Wednesday, August 31, 2022

2022 Aug Training Reflections-- Intermediate Goals

Started drafting this month reflections earlier. Re-reading what's was written, it seemed kind of repetitive to the contents of Jul Reflections.

The progressions tracked on the daily log got to me somewhat. Ego? No, maybe close-- it was all about pushing harder each day with the various intermediate goals. But the ultimate goal remains :- 

"To pack as much muscle mass while maintaining good flexibility and stability in combating the aging process. To optimally function in time, minimizing the possibility of being a burden to others by doing what I can maximally prepare from now on". 

Yet the initial Aug reflections was actually glorifying all about the intermediate goals... that's why it was deleted in case the fker, Ego, creeps up silently again. 

Had to keep re-setting my intermediate goals almost at a rate of every 5-7 days in the last 1.5 months.  Max reps in pull-up sets went from 2, 4, 5-6, 7,8 to 10, then it was 12...13, until it was revised to "15in1"set.

Total count for each day session gone up in quick spurts of 10, 15, 20, 25..... and more. And each time after hitting those numbers, I will try to reduce the number of sets taken to complete it as well.

All was good until...

...fast forward 2 weeks later, finally found myself having to slow down. Should have heeded the klaxon that sounded off in the head when Nic told me my intensity and volume is getting a bit out of hand late last month. 

After dinner with some old friends where we talked about tendonitis in mid Aug--- I realize there was this slight pain in the forearm and just above the medial side on the upper arm, both ends connected to the bony bit of the elbow joint. Damn! Golfer's Elbow

Trying to recall what might have happened..

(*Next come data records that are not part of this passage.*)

# deflect-ca/banjax

Hardware: AMD Instinct MI355X
Metric: log lines/sec matched+rate-limited (node) at 1k rules; HBM GB/s vs peak (higher is better)
Workload: dtype u8

## Files before the change

banjax_amd/csrc/bjx_common.h:

```cpp
#pragma once
#include <stdint.h>

#ifdef __HIPCC__
#define BJX_HD __host__ __device__ __forceinline__
#define BJX_HDN __host__ __device__ inline
#else
#define BJX_HD inline
#define BJX_HDN inline
#endif

namespace bjx {


BJX_HD int32_t decode_rune_hd(const uint8_t *s, uint64_t n, int *width) {
  uint8_t b0 = s[0];
  if (b0 < 0x80) { *width = 1; return b0; }
  int need; uint8_t lo = 0x80, hi = 0xBF; int32_t r;
  if (b0 >= 0xC2 && b0 <= 0xDF) { need = 1; r = b0 & 0x1F; }
  else if (b0 == 0xE0) { need = 2; lo = 0xA0; r = b0 & 0x0F; }
  else if ((b0 >= 0xE1 && b0 <= 0xEC) || b0 == 0xEE || b0 == 0xEF) { need = 2; r = b0 & 0x0F; }
  else if (b0 == 0xED) { need = 2; hi = 0x9F; r = b0 & 0x0F; }
  else if (b0 == 0xF0) { need = 3; lo = 0x90; r = b0 & 0x07; }
  else if (b0 >= 0xF1 && b0 <= 0xF3) { need = 3; r = b0 & 0x07; }
  else if (b0 == 0xF4) { need = 3; hi = 0x8F; r = b0 & 0x07; }
  else { *width = 1; return 0xFFFD; }
  if (n < (uint64_t)need + 1 || s[1] < lo || s[1] > hi) { *width = 1; return 0xFFFD; }
  r = (r << 6) | (s[1] & 0x3F);
  for (int k = 2; k <= need; ++k) {
    if (s[k] < 0x80 || s[k] > 0xBF) { *width = 1; return 0xFFFD; }
    r = (r << 6) | (s[k] & 0x3F);
  }
  *width = need + 1;
  return r;
}


BJX_HD uint64_t mix64(uint64_t x) {
  x ^= x >> 33; x *= 0xff51afd7ed558ccdULL;
  x ^= x >> 33; x *= 0xc4ceb9fe1a85ec53ULL;
  x ^= x >> 33;
  return x;
}
inline uint32_t ld4(const uint8_t *p) {
  uint32_t v;
  __builtin_memcpy(&v, p, 4);
  return v;
}
#ifdef __HIPCC__
__device__ __forceinline__ uint32_t ld4(const uint8_t *p) {
  const uint32_t sh = (uint32_t)(reinterpret_cast<uintptr_t>(p) & 3);
  const uint32_t *w = reinterpret_cast<const uint32_t *>(p - sh);
  return sh ? __builtin_amdgcn_alignbyte(w[1], w[0], sh) : w[0];
}
#endif

BJX_HD uint32_t rotl32(uint32_t x, int r) { return (x << r) | (x >> (32 - r)); }

BJX_HD uint64_t hash_finish(uint32_t a, uint32_t b, uint32_t t);

BJX_HD uint64_t hash_bytes(const uint8_t *p, uint32_t n) {
  uint32_t a = 0x9E3779B9u ^ n, b = 0x7F4A7C15u + n * 0x85EBCA6Bu;
  uint32_t i = 0;
  for (; i + 4 <= n; i += 4) {
    const uint32_t w = ld4(p + i);
    a = rotl32(a ^ w, 7) * 0x27D4EB2Du;
    b = rotl32(b + w, 13) * 0x165667B1u;
  }
  uint32_t t = 0;
  for (uint32_t k = 0; i + k < n; ++k) t |= (uint32_t)p[i + k] << (8 * k);
  return hash_finish(a, b, t);
}

BJX_HD uint32_t host_fold_word(uint32_t w, uint32_t k) {
  const uint32_t r = (7u * k + 3u) & 31u;
  return (w << r) | (w >> ((32u - r) & 31u));
}
BJX_HD uint32_t host_fold_finish(uint32_t a, uint32_t n) {
  a ^= n * 0x9E3779B9u;
  a ^= a >> 15; a *= 0x2C1B3C6Du; a ^= a >> 12; a *= 0x297A2D39u; a ^= a >> 15;
  return a | 1u;
}
BJX_HD uint32_t host_fold(const uint8_t *p, uint32_t n) {
  uint32_t a = 0, k = 0, i = 0;
  for (; i + 4 <= n; i += 4, ++k) a ^= host_fold_word(ld4(p + i), k);
  if (i < n) {
    uint32_t t = 0;
    for (uint32_t b = 0; i + b < n; ++b) t |= (uint32_t)p[i + b] << (8 * b);
    a ^= host_fold_word(t, k);
  }
  return host_fold_finish(a, n);
}

BJX_HD uint64_t hash_finish(uint32_t a, uint32_t b, uint32_t t) {
  a = rotl32(a ^ t ^ 0xA5A5A5A5u, 7) * 0x27D4EB2Du;
  b = rotl32(b + t, 13) * 0x165667B1u;
  a ^= b >> 16; a *= 0x85EBCA6Bu; a ^= a >> 13; a *= 0xC2B2AE35u; a ^= a >> 16;
  b ^= a >> 15; b *= 0x2C1B3C6Du; b ^= b >> 12; b *= 0x297A2D39u; b ^= b >> 15;
  uint64_t h = ((uint64_t)a << 32) | b;
  if (h == 0 || h == ~0ULL) h = 0x1234567ULL;
  return h;
}


BJX_HD uint64_t search_stride(uint64_t lo, uint64_t hi, uint32_t K) { return (hi - lo + K - 1) / K; }
BJX_HD void search_narrow(uint64_t &lo, uint64_t &hi, uint64_t stride, uint32_t f, uint32_t K) {
  if (f == 0) { hi = lo; return; }
  uint64_t last = f - 1;
  if (f < K) hi = lo + (uint64_t)f * stride;
  else {
    last = (hi - 1 - lo) / stride;
    if (last > K - 1) last = K - 1;
  }
  lo += last * stride + 1;
}


BJX_HD int64_t go_sub(int64_t t, int64_t u) {
  int64_t d = (int64_t)((uint64_t)t - (uint64_t)u);
  if (((t ^ u) & (t ^ d)) < 0) return t < u ? INT64_MIN : INT64_MAX;
  return d;
}


BJX_HD bool window_past(int64_t ts, int64_t t0, int64_t interval) { return go_sub(ts, t0) > interval; }

BJX_HD bool window_step(int64_t ts, int64_t interval, int64_t limit, bool &valid, int64_t &hits, int64_t &start, uint32_t &mt) {
  if (!valid) { hits = 1; start = ts; mt = 0; valid = true; }
  else if (window_past(ts, start, interval)) { mt = 1; hits = 1; start = ts; }
  else { mt = 2; ++hits; }
  const bool ex = hits > limit;
  if (ex) hits = 0;
  return ex;
}

BJX_HD int64_t mod_pos(int64_t a, int64_t b) {
  if ((((uint64_t)a | (uint64_t)b) >> 32) == 0) return (int64_t)((uint32_t)a % (uint32_t)b);
  return a % b;
}

BJX_HD int64_t window_hits(int64_t h0, int64_t e, int64_t limit) {
  if (limit < 0) return 0;
  if (limit == INT64_MAX) return h0 + e;
  if (h0 > limit) return mod_pos(e - 1, limit + 1);
  return mod_pos(h0 + e, limit + 1);
}

BJX_HD int64_t ns_from_seconds(double f) {
  double x = f * 1e9;
  if (!(x >= -9223372036854775808.0 && x < 9223372036854775808.0)) return INT64_MIN;
  return (int64_t)x;
}


BJX_HD int lower_c(int c) { return (c >= 'A' && c <= 'Z') ? c + 32 : c; }

BJX_HD int parse_float_fast(const uint8_t *s, uint32_t n, double *out) {
  if (n == 0 || n > 40) return 1;
  uint64_t m = 0;
  int frac = -1, digits = 0;
  for (uint32_t i = 0; i < n; ++i) {
    uint8_t c = s[i];
    if (c >= '0' && c <= '9') {
      if (m != 0 || c != '0') ++digits;
      if (digits > 16) return 1;
      m = m * 10 + (c - '0');
      if (frac >= 0) ++frac;
    } else if (c == '.' && frac < 0) {
      frac = 0;
    } else {
      return 1;
    }
  }
  if (frac < 0) frac = 0;
  if (s[0] == '.' || (n == 1 && s[0] == '.')) return 1;
  if (m >= (1ULL << 53) || frac > 22) return 1;
  double p = 1.0;
  if (frac & 1) p *= 1e1;
  if (frac & 2) p *= 1e2;
  if (frac & 4) p *= 1e4;
  if (frac & 8) p *= 1e8;
  if (frac & 16) p *= 1e16;
  double f = (double)m;
  *out = frac ? f / p : f;
  return 0;
}

struct Decimal {
  uint8_t d[800];
  int nd, dp;
  bool neg, trunc;
};

BJX_HDN void dec_trim(Decimal *a) {
  while (a->nd > 0 && a->d[a->nd - 1] == 0) a->nd--;
  if (a->nd == 0) a->dp = 0;
}
BJX_HDN void dec_lshift(Decimal *a, unsigned k) {
  uint8_t tmp[824];
  int tw = 824;
  uint64_t n = 0;
  for (int r = a->nd - 1; r >= 0; --r) {
    n += (uint64_t)a->d[r] << k;
    uint64_t q = n / 10;
    tmp[--tw] = (uint8_t)(n - 10 * q);
    n = q;
  }
  while (n > 0) {
    uint64_t q = n / 10;
    tmp[--tw] = (uint8_t)(n - 10 * q);
    n = q;
  }
  int newnd = 824 - tw;
  int keep = newnd > 800 ? 800 : newnd;
  for (int i = 0; i < keep; ++i) a->d[i] = tmp[tw + i];
  for (int i = keep; i < newnd; ++i)
    if (tmp[tw + i]) a->trunc = true;
  a->dp += newnd - a->nd;
  a->nd = keep;
  dec_trim(a);
}
BJX_HDN void dec_rshift(Decimal *a, unsigned k) {
  int r = 0, w = 0;
  uint64_t n = 0;
  for (; (n >> k) == 0; ++r) {
    if (r >= a->nd) {
      if (n == 0) { a->nd = 0; return; }
      while ((n >> k) == 0) { n *= 10; ++r; }
      break;
    }
    n = n * 10 + a->d[r];
  }
  a->dp -= r - 1;
  const uint64_t mask = (1ULL << k) - 1;
  for (; r < a->nd; ++r) {
    uint64_t dig = n >> k;
    n &= mask;
    a->d[w++] = (uint8_t)dig;
    n = n * 10 + a->d[r];
  }
  while (n > 0) {
    uint64_t dig = n >> k;
    n &= mask;
    if (w < 800) a->d[w++] = (uint8_t)dig;
    else if (dig > 0) a->trunc = true;
    n = n * 10;
  }
  a->nd = w;
  dec_trim(a);
}
BJX_HDN void dec_shift(Decimal *a, int k) {
  if (a->nd == 0) return;
  if (k > 0) { while (k > 60) { dec_lshift(a, 60); k -= 60; } dec_lshift(a, (unsigned)k); }
  else if (k < 0) { while (k < -60) { dec_rshift(a, 60); k += 60; } dec_rshift(a, (unsigned)-k); }
}
BJX_HDN bool dec_round_up(const Decimal *a, int nd) {
  if (a->d[nd] == 5 && nd + 1 == a->nd) {
    if (a->trunc) return true;
    return nd > 0 && (a->d[nd - 1] % 2) != 0;
  }
  return a->d[nd] >= 5;
}
BJX_HDN uint64_t dec_rounded_integer(const Decimal *a) {
  if (a->dp > 20) return ~0ULL;
  int i = 0;
  uint64_t n = 0;
  for (; i < a->dp && i < a->nd; ++i) n = n * 10 + a->d[i];
  for (; i < a->dp; ++i) n *= 10;
  if (a->dp >= 0 && a->dp < a->nd && dec_round_up(a, a->dp)) ++n;
  return n;
}
BJX_HDN uint64_t dec_float_bits(Decimal *a, bool *overflow) {
  const int mantbits = 52, expbits = 11, bias = -1023;
  const int powtab[9] = {1, 3, 6, 9, 13, 16, 19, 23, 26};
  int exp = 0;
  uint64_t mant = 0;
  *overflow = false;
  if (a->nd == 0) { mant = 0; exp = bias; goto out; }
  if (a->dp > 310) goto ovf;
  if (a->dp < -330) { mant = 0; exp = bias; goto out; }
  while (a->dp > 0) {
    int n = a->dp >= 9 ? 27 : powtab[a->dp];
    dec_shift(a, -n);
    exp += n;
  }
  while (a->dp < 0 || (a->dp == 0 && a->d[0] < 5)) {
    int n = -a->dp >= 9 ? 27 : powtab[-a->dp];
    dec_shift(a, n);
    exp -= n;
  }
  exp--;
  if (exp < bias + 1) {
    int n = bias + 1 - exp;
    dec_shift(a, -n);
    exp += n;
  }
  if (exp - bias >= (1 << expbits) - 1) goto ovf;
  dec_shift(a, 1 + mantbits);
  mant = dec_rounded_integer(a);
// ... 280 lines not shown
```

In my over zealousness I knocked out 302 pullups in the first week and 189 in the second while the entire month of Jul was at a "paltry" 443. The volume wasn't the problem but in a bid to "up the numbers" while looking for more ways to train the lacking biceps-- I suddenly switch to an underhand grip one day for a couple of sets to doing chin ups while keeping to the same explosiveness of my usual pull up movement. That together with a couple of sessions on muscle-up training with lots of explosive swinging plus kipping probably injured the area/ tendons around the right arm.

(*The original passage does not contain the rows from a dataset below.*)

# ... 168 lines not shown
        L.if_fir_debug_pfb_config.restype = u8
        L.if_fir_debug_combiner_config.argtypes = [vp, u32]
        L.if_fir_debug_combiner_config.restype = u8
        L.if_fir_debug_combiner_seek.argtypes = [vp, u64]
        L.if_fir_debug_combiner_seek.restype = u8
        L.if_fir_debug_combiner_tables.argtypes = [f32p, u32, u32, ctypes.c_double, ctypes.POINTER(u32), ctypes.POINTER(i32), f32p, u32]
        L.if_fir_debug_combiner_tables.restype = u32
        L.if_fir_debug_psd_plan.argtypes = [vp, u64, ctypes.POINTER(u64)]
        L.if_fir_debug_psd_plan.restype = u8
        L.if_fir_debug_resamp_config.argtypes = [vp, u32, ctypes.POINTER(u32)]
        L.if_fir_debug_resamp_config.restype = u8
        L.if_fir_debug_ddc_config.argtypes = [vp, u32, ctypes.POINTER(u32), u64]
        L.if_fir_debug_ddc_config.restype = u8
        L.if_fir_debug_duc_config.argtypes = [vp, u32, ctypes.POINTER(u32), u64]
        L.if_fir_debug_duc_config.restype = u8
        L.if_fir_debug_arb_config.argtypes = [vp, u32, ctypes.POINTER(u32), u64, u64]
        L.if_fir_debug_arb_config.restype = u8
        L.if_fir_debug_interp_config.argtypes = [vp, u32, u32]
        L.if_fir_debug_interp_config.restype = u8
        L.if_fir_debug_interp_seek.argtypes = [vp, u64]
        L.if_fir_debug_interp_seek.restype = u8
        L.if_fir_debug_interp_tables.argtypes = [f32p, u32, u32, f32p, u32]
        L.if_fir_debug_interp_tables.restype = u32
        L.if_fir_debug_interp_plan.argtypes = [u32, u32, ctypes.POINTER(u32), ctypes.POINTER(u32), ctypes.POINTER(u32)]
        L.if_fir_debug_interp_plan.restype = u8
        L.if_fir_time_device.argtypes = [vp, vp, vp, u64, u32, u32, f32p]
        L.if_fir_time_device.restype = u8
        L.if_fir_debug_stamps.argtypes = [vp, ctypes.POINTER(u64), u32]
        L.if_fir_debug_stamps.restype = u32
        L.if_fir_debug_fft_tables.argtypes = [f32p, u32, u32, u32, u32, f32p, u32]
        L.if_fir_debug_fft_tables.restype = u32
        L.if_fir_debug_fft_schedule.argtypes = [u64, u32, u32, ctypes.POINTER(ctypes.c_int64)]
        L.if_fir_debug_fft_schedule.restype = u8
        L.if_fir_mc_debug_plan.argtypes = [u32, u32, u32, u64, u32, u32, u32, u64, u64, ctypes.POINTER(u64), u32]
        L.if_fir_mc_debug_plan.restype = u32
        L.if_fir_debug_queue_faults.argtypes = [vp, ctypes.POINTER(u32)]
        L.if_fir_debug_queue_faults.restype = u8
    _libs[path] = L
    return L


def _f32p(a):
    return a.ctypes.data_as(ctypes.POINTER(ctypes.c_float))


def _taps_arg(taps, complex_taps):
    taps = np.asarray(taps)
    if np.iscomplexobj(taps):
        taps = np.ascontiguousarray(taps.astype(np.complex64)).view(np.float32)
        complex_taps = True
    taps = np.ascontiguousarray(taps, dtype=np.float32)
    return taps, (taps.size // 2 if complex_taps else taps.size), bool(complex_taps)


def bpf_design(taps, f_low=0.15, f_high=0.25, window=WINDOW_BLACKMAN):
    h = np.zeros(max(int(taps), 0), dtype=np.float32)
    if not lib().if_bpf_design(_f32p(h), int(taps), float(f_low), float(f_high), int(window)):
        raise IfFirError("if_bpf_design rejected taps=%r band=[%r,%r] window=%r" % (taps, f_low, f_high, window))
    return h


def bpf_design_complex(taps, centre=0.2, bandwidth=0.1, window=WINDOW_BLACKMAN):
    g = np.zeros(2 * max(int(taps), 0), dtype=np.float32)
    if not lib().if_bpf_design_complex(_f32p(g), int(taps), float(centre), float(bandwidth), int(window)):
        raise IfFirError("if_bpf_design_complex rejected taps=%r centre=%r bandwidth=%r" % (taps, centre, bandwidth))
    return g
# ... 745 lines not shown
    k = len(slots)
    arr = (ctypes.c_uint32 * k)(*[int(v) for v in slots])
    out = (ctypes.c_uint32 * 3)()
    L = dev_lib()
    L.if_fir_debug_bank_plan.restype = ctypes.c_uint8
    if not L.if_fir_debug_bank_plan(arr, ctypes.c_uint32(k), out):
        raise IfFirError("if_fir_debug_bank_plan: 1..16 channels")
    return int(out[0]), int(out[1]), [c for c in range(k) if (out[2] >> c) & 1]


def debug_fft_tables_odd(taps, decimation, complex_taps=False, nco_delta=0):
    taps = np.ascontiguousarray(taps, dtype=np.float32)
    t = taps.size // 2 if complex_taps else taps.size
    nfl = 10496 + 512
    out = np.zeros(nfl, dtype=np.float32)
    L = dev_lib()
    L.if_fir_debug_fft_tables_odd.restype = ctypes.c_uint32
    n = L.if_fir_debug_fft_tables_odd(_f32p(taps), ctypes.c_uint32(t), ctypes.c_uint32(1 if complex_taps else 0),
                                      ctypes.c_uint32(int(decimation)), ctypes.c_uint32(int(nco_delta) & 0xFFFFFFFF), _f32p(out),
                                      ctypes.c_uint32(out.size))
    if n != nfl:
        raise IfFirError("if_fir_debug_fft_tables_odd: (taps=%d, decimation=%d) is not served by the odd-decimation kernel" % (t, decimation))
    c = out.view(np.complex64)
    return {"g": c[0:3072], "tb": c[3072:3328], "tc": c[3328:4096], "twd": c[4096:5120], "twe": c[5120:5184], "ncob": c[5184:5248], "pht": c[5248:5504]}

Slowing down and decreasing the intensity I did, after realizing... The daily pull-ups is still on track but  switched back to the usual over-grip. Dropped the daily sets on full dips which I thought is an exercise that would put stress on the affected area of the arm. My mostly diamond pushups up till then were partially replaced with normal wide pushups for the same reason.

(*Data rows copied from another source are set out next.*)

+    if (g4 == 0) *reinterpret_cast<float4 *>(Gw + col * 4) = make_float4(g[0], g[1], g[2], g[3]);
+    else if (g4 == 1) *reinterpret_cast<float4 *>(Gw + 128 + col * 4) = make_float4(x0, x1, x2, 1.0f);
+    lds_barrier();
+    {
+        float4 sW = make_float4(0.f, 0.f, 0.f, 0.f), sb = make_float4(0.f, 0.f, 0.f, 0.f);
+        const float *trow = Tw + lane * 33;
+#pragma unroll 4
+        for (int s = 0; s < 16; ++s) {
+            const float hv = trow[s];
+            const float4 gv = *reinterpret_cast<const float4 *>(Gw + s * 4);
+            sW.x = __fmaf_rn(hv, gv.x, sW.x); sW.y = __fmaf_rn(hv, gv.y, sW.y);
+            sW.z = __fmaf_rn(hv, gv.z, sW.z); sW.w = __fmaf_rn(hv, gv.w, sW.w);
+            sb.x += gv.x; sb.y += gv.y; sb.z += gv.z; sb.w += gv.w;
+        }
+        accWh[0][0] += sW.x; accWh[0][1] += sW.y; accWh[0][2] += sW.z; accWh[0][3] += sW.w;
+        accbh[0] += sb.x; accbh[1] += sb.y; accbh[2] += sb.z; accbh[3] += sb.w;
+    }
+    f32x4 dl[K::MTW][2];
+    {
+        const float om_top = (L - 2) == 0 ? d.w0_first : d.w0_hidden;
+        float gom[4];
+#pragma unroll
+        for (int c = 0; c < 4; ++c) gom[c] = om_top * g[c];
+#pragma unroll
+        for (int t = 0; t < K::MTW; ++t)
+#pragma unroll
+            for (int hf = 0; hf < 2; ++hf) {
+                float4 sacc = make_float4(0.f, 0.f, 0.f, 0.f);
+#pragma unroll
+                for (int c = 0; c < 4; ++c) {
+                    if (c < cout) {
+                        const float4 wv = *reinterpret_cast<const float4 *>(HW + c * K::FP + 32 * (wm + K::WM * t) + 16 * hf + 4 * g4);
+                        sacc.x = __fmaf_rn(wv.x, gom[c], sacc.x); sacc.y = __fmaf_rn(wv.y, gom[c], sacc.y);
+                        sacc.z = __fmaf_rn(wv.z, gom[c], sacc.z); sacc.w = __fmaf_rn(wv.w, gom[c], sacc.w);
+                    }
+                }
+                dl[t][hf][0] = creg[t][hf][0] * sacc.x; dl[t][hf][1] = creg[t][hf][1] * sacc.y;
+                dl[t][hf][2] = creg[t][hf][2] * sacc.z; dl[t][hf][3] = creg[t][hf][3] * sacc.w;
+            }
+    }
+    for (int l = L - 2; l >= 1; --l) {
+        const __amdgpu_buffer_rsrc_t rd =
+            __builtin_amdgcn_make_buffer_rsrc((void *)(ap->D + (int64_t)(l - 1) * K::FP * npad), 0, stash_bytes, 0x00020000);
+        HALF_STASH_STORE(dl, rd)
+        const __amdgpu_buffer_rsrc_t rzp =
+            __builtin_amdgcn_make_buffer_rsrc((void *)(ap->Z + (int64_t)(l - 1) * K::FP * npad), 0, stash_bytes, 0x00020000);
+        lds_barrier();
+        write_image_half<NT>(Xs, dl, wm, lane);
+        lds_barrier();
+#pragma unroll
+        for (int t = 0; t < K::MTW; ++t)
+#pragma unroll
+            for (int hf = 0; hf < 2; ++hf)
+#pragma unroll
+                for (int r = 0; r < 4; ++r) acc[t][hf][r] = 0.f;
+        __builtin_amdgcn_s_setprio(3);
+        chain_half<NT>(acc, rs_pk, (int)((brief_pk_hidden(d, l) + K::FP * K::FP) * 4), Xs, wm, lane, kit);
+        __builtin_amdgcn_s_setprio(0);
+#pragma unroll
+        for (int t = 0; t < K::MTW; ++t)
+#pragma unroll
+            for (int hf = 0; hf < 2; ++hf)
+#pragma unroll
+                for (int r = 0; r < 4; ++r)
+                    dl[t][hf][r] = acc[t][hf][r] * BRIEF_COS_REV(bload1s(rzp, voff_s, (32 * (wm + K::WM * t) + 16 * hf + r) * 128));
+    }
+#undef HALF_STASH_STORE
+    lds_barrier();
+#pragma unroll
+    for (int t = 0; t < K::MTW; ++t)
+#pragma unroll
+        for (int hf = 0; hf < 2; ++hf)
+#pragma unroll
+            for (int r = 0; r < 4; ++r) Tw[(32 * t + 16 * hf + 4 * g4 + r) * 33 + col] = dl[t][hf][r];
+    lds_barrier();
+    {
+        float4 s0 = make_float4(0.f, 0.f, 0.f, 0.f);
+        const float *trow = Tw + lane * 33;
+#pragma unroll 4
+        for (int s = 0; s < 16; ++s) {
+            const float dv = trow[s];
+            const float4 xv = *reinterpret_cast<const float4 *>(Gw + 128 + s * 4);
+            s0.x = __fmaf_rn(dv, xv.x, s0.x); s0.y = __fmaf_rn(dv, xv.y, s0.y);
+            s0.z = __fmaf_rn(dv, xv.z, s0.z); s0.w = __fmaf_rn(dv, xv.w, s0.w);
+        }
+        acc0[0][0] += s0.x; acc0[0][1] += s0.y; acc0[0][2] += s0.z; acc0[0][3] += s0.w;
+    }
+}
+
 template <int NT, bool TRAIN, bool BOX = false>
 __global__ __launch_bounds__(256, TRAIN ? fused_train_wpe(NT) : (NT > 8 ? 2 : 3)) void k_fused(const typename KArgsT<BOX>::type a)
 {
@@ -409,6 +673,12 @@
         STAMP(6)
     }
 #undef FUSED_LOAD_BIAS
+    if constexpr (BRIEF_HALF_TILE && TRAIN && NT == 8 && fused_lean(NT)) {
+        typedef const __attribute__((address_space(4))) FusedArgs *kargs_h;
+        kargs_h hp = (kargs_h)__builtin_amdgcn_kernarg_segment_ptr();
+        asm volatile("" : "+s"(hp));
+        if ((int)blockIdx.x < hp->half_n) fused_half_tile<NT>(acc0, accWh, accbh, lsum);
+    }
     if (TRAIN) {
         float *rec = a.rec + (((int64_t)blockIdx.x + a.rec_base) * 4 + wave) * BRIEF_REC_FLOATS;
 #pragma unroll
diff --git a/brief_pytorch_amd/csrc/brief_hip.hip b/brief_pytorch_amd/csrc/brief_hip.hip
--- a/brief_pytorch_amd/csrc/brief_hip.hip
+++ b/brief_pytorch_amd/csrc/brief_hip.hip
@@ -173,8 +173,10 @@
     }
     return (int)(tiles < cap ? (tiles > 0 ? tiles : 1) : cap);
 }
-struct FusedPlan { int grid, pers_wgs; int64_t pers_tiles; };
+struct FusedPlan { int grid, pers_wgs; int64_t pers_tiles; int half_n; };
 static const int g_tail_rounds = env_int("BRIEF_TAIL_ROUNDS", 0, 0, 64);
+static const int g_half_tiles = env_int("BRIEF_HALF_TILES", 1, 0, 1);
+static bool fused_tail_on(const brief_siren_desc &d, int64_t n);
 static FusedPlan fused_plan(const brief_siren_desc &d, int64_t n, bool train)
 {
     const int nt = brief_nt(d);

The slight soreness is not overly bad and I don't want to stop training fully which I reckon will warrant some big-time catching up later should everything grinds to a halt. Researching on, its possible to continue exercising but would have to make some adaptations while doing specific exercises for recovery, like the rotator cuff issue (which by the way is almost fully recovered).

While mostly off the dumbbells and free weights around this period of "recovery" and focusing on the "daily trinity" of pullup, pushups and dips, albeit also adapted for this period after ~ 2wks of dipless days, I took the opportunity to increase in other areas that had been lacking. Namely abs.


Still on track for this month 1000 pullups. This being yet another intermediate goal set after the first week of Aug.

Maybe it's all a silly number game in the mind but there are days when I just feel not like doing anything and it's these numbers that push me to mount the bar.


29 Aug: 1001 Pullups. DONE!


Month end is coming and there will be a 6 days trip to Turkey. Hopefully I can find pullup bars there else can only hope my favorite sweet stuff, baklava can help increase pullups when I'm back.